4.4.1. Preparation of Stock Solutions, Calibration Samples, and Quality Control Samples

For cefuroxime and metronidazole (USP 1098209 and USP 1442009, from Sigma-Aldrich); a 500 μg/mL stock solution in methanol was prepared. A working solution of 5.0 μg/mL was prepared by diluting the stock solution with Milli-Q^® water. By appropriate dilution with Milli-Q^® water, a seven-point calibration curve of 0.02, 0.1, 0.5, 1.0, 5.0, 10.0, and 20.0 μg/mL was constructed. QC-samples were prepared from a 500 μg/mL methanolic stock solution and a 5.0 μg/mL aqueous working solution. QC samples were prepared in Milli-Q^® water low, mid, and high level (0.05, 3.75, and 11.0 μg/mL) by appropriate dilution of the QC-working solution.

Internal standard stock solution (1000 μg/mL in methanol) was prepared by adding appropriate amounts of Cefuroxime-d3 and Metronidazole-d4 (Toronto Research Chemicals, Canada). An internal standard working solution (10 μg/mL) was prepared by dilution of stock solution with methanol.

4.4.2. Sample Preparation

To 25 μL blank, calibrator QC and patient sample, 12.5 μL internal standard working internal standard solution (10 μg/mL) was added. 75 μL acetonitrile was added to precipitate proteins. 625 μL 10 mM aqueous ammonium acetate with 5% methanol (v/v %) was added and mixed completely. Samples were centrifuged for 20 min. at 3750 g. After centrifugation the clear supernatant was transferred to HPLC vials.

4.4.3. Liquid Chromatography Mass Spectrometry Analysis

Cefuroxime and metronidazole were separated on a Phenomenex Gemini C18, 50 x 3.0 mm, 3 μm column. using gradient elution, mobile phase A (10 mM aqueous ammonium acetate with 5% methanol (v/v %)) and mobile phase B (10 mM ammonium acetate in methanol). Initial conditions were 97% A, and was maintained for 1.0 min, then B was increased to 95% over 5 min. The 95% B was kept for 1.0 min., then initial conditions was re-established within 0.3 min. Complete runtime was 10.0 min. Retention times for cefuroxime and mitronidazole was 6.35 min and 5.65 min. respectively.

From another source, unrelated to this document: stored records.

@@ -69,7 +78,12 @@
     const float v = r.factor * lpcn_tanh(sum, tansig);
     const float vo = __builtin_bit_cast(float, __builtin_amdgcn_mov_dpp(__builtin_bit_cast(int, v), 0xB1, 0xf, 0xf, true));
     const float lg = v + vo;
-    const unsigned long long m = __ballot(thr_s[lpcn_tree_level(STAGE, lpcn_tree_lane_local(STAGE, lane))] < lg) & lpcn_tree_stage_mask(STAGE);
+    return __ballot(*thr < lg);
+}
+template <int STAGE>
+__device__ __forceinline__ int tree_stage_walk(const TreeRow &r, const float *h_s, const float *thr_s, const float *tansig, const int lane)
+{
+    const unsigned long long m = tree_node_ballot(r, h_s, thr_s + lpcn_tree_level(STAGE, lpcn_tree_lane_local(STAGE, lane)), tansig) & lpcn_tree_stage_mask(STAGE);
     return lpcn_tree_stage_walk(m, STAGE == 0 ? LPCN_TREE_TOP : LPCN_TREE_LEVELS - LPCN_TREE_TOP);
 }
 
@@ -161,6 +175,7 @@
             stage_leader_record({(float *)(gb + L::g_lead), (int *)(gb + L::g_idx), nullptr, nullptr}, s, &states[stream_of(tid)]);
         }
         if (tid < 2) { int *fl = (int *)(smem + tid * L::G_SZ + L::g_flag); fl[0] = 0; fl[1] = 0; }
+        if (tid < 2 * S) ((int *)(smem + (tid >> 2) * L::G_SZ + L::g_pfx))[tid & 3] = 0;
     }
     __syncthreads();
 
@@ -410,10 +425,8 @@
                 }
                 LPCN_X2_PROF(2);
                 const float *const thr_s = (const float *)(gq + L::g_thr) + s * 8;
-                int val = tree_stage_walk<0>(top, hB_q + s * NB, thr_s, sm_tansig, ln_);
-                const TreeRow sub = tree_row_load<1>(fc_w_s, fc_b_s, fc_f_s, ln_, val);
-                val = (val << (LPCN_TREE_LEVELS - LPCN_TREE_TOP)) | tree_stage_walk<1>(sub, hB_q + s * NB, thr_s, sm_tansig, ln_);
-                if (ln_ == 0) ((int *)(gq + L::g_mask))[s] = val;
+                const int val = tree_stage_walk<0>(top, hB_q + s * NB, thr_s, sm_tansig, ln_);
+                if (ln_ == 0) lds_publish(lds_addr(gq + L::g_pfx) + s * 4, (seqQ << LPCN_TREE_TOP) | val);
                 LPCN_X2_PROF(9);
             }
         } else {
@@ -460,6 +473,23 @@
             LPCN_X2_PROF(3);
         }
 
+        static_assert(LPCN_X2_S2W > LPCN_X2_LW && LPCN_X2_S2W < LPCN_WAVES && LPCN_TREE_FIELDS == S && LPCN_X2_S2_LEAD >= 1, "stage 2 runs on a row wave other than the leader's, one field per stream");
+        const bool s2_wave = q_chain && wave == LPCN_X2_S2W;
+        TreeRow sub = {};
+        int pfx = 0;
+        auto s2_open = [&]() __attribute__((always_inline)) {
+            int t_ = tid0;
+            LPCN_REMAT_V(t_);
+            const uint32_t cell = lds_addr(gq + L::g_pfx) + (uint32_t)lpcn_tree_packed_field(t_ & 63) * 4u;
+            do {
+                asm volatile("ds_read_b32 %0, %1\n\ts_waitcnt lgkmcnt(0)" : "=v"(pfx) : "v"(cell) : "memory");
+            } while (__ballot((pfx >> LPCN_TREE_TOP) != seqQ) != 0ull);
+            pfx &= (1 << LPCN_TREE_TOP) - 1;
+            sub = tree_row_load_packed(fc_w_s, fc_b_s, fc_f_s, t_ & 63, pfx);
+        };
+        const bool s2_in_items = s2_wave && p_active && b3 > 0;
+        if (s2_wave && !s2_in_items) s2_open();
+
         if (p_active) {
             hA_cur = gp + L::g_hA;
             load_negz();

Heated electrospray at 250 °C was used for ionization. Cefuroxime was detected by monitoring the transitions: m/z 423.6 to m/z 207.1 and m/z 423,6 to m/z 318.1. Metronidazole was detected by monitoring the transitions: m/z 172.0 to m/z 82.1 and m/z 172.0 to m/z 128.0.

Cefuroxime-d3 were detected by monitoring transitions the: m/z 426.6 to m/z 210.1 and m/z 426,6 to m/z 321.1. Metronidazole-d4 were detected by monitoring transitions: m/z 176.0 to m/z 82.1 and m/z 128.0 respectively.

4.5. Statistics

No power calculation was performed as this was an explorative observational study.

We registered the number of samples where the MIC in the collected dialysates reached 4 μg/mL for metronidazole and 4 and 16 μg/mL for cefuroxime, respectively.

We compared mean concentration between the two patient groups and between the two different collection methods in relation to antibiotic administration in the IBD group by linear mixed models. The variations of concentrations within each participant and variations between group members is reported as coefficient of variation (CV).

5. Conclusion

In conclusion the peritoneal microdialysis is a feasible method to study the diffusion of antibiotics into the peritoneal cavity. A method with measuring the accumulative concentration of the antibiotics in the peritoneal fluid corresponding to interval of drug administration may have the potential to add important information to the traditional pharmacodynamic parameters and relevant to reach optimal therapeutic effect.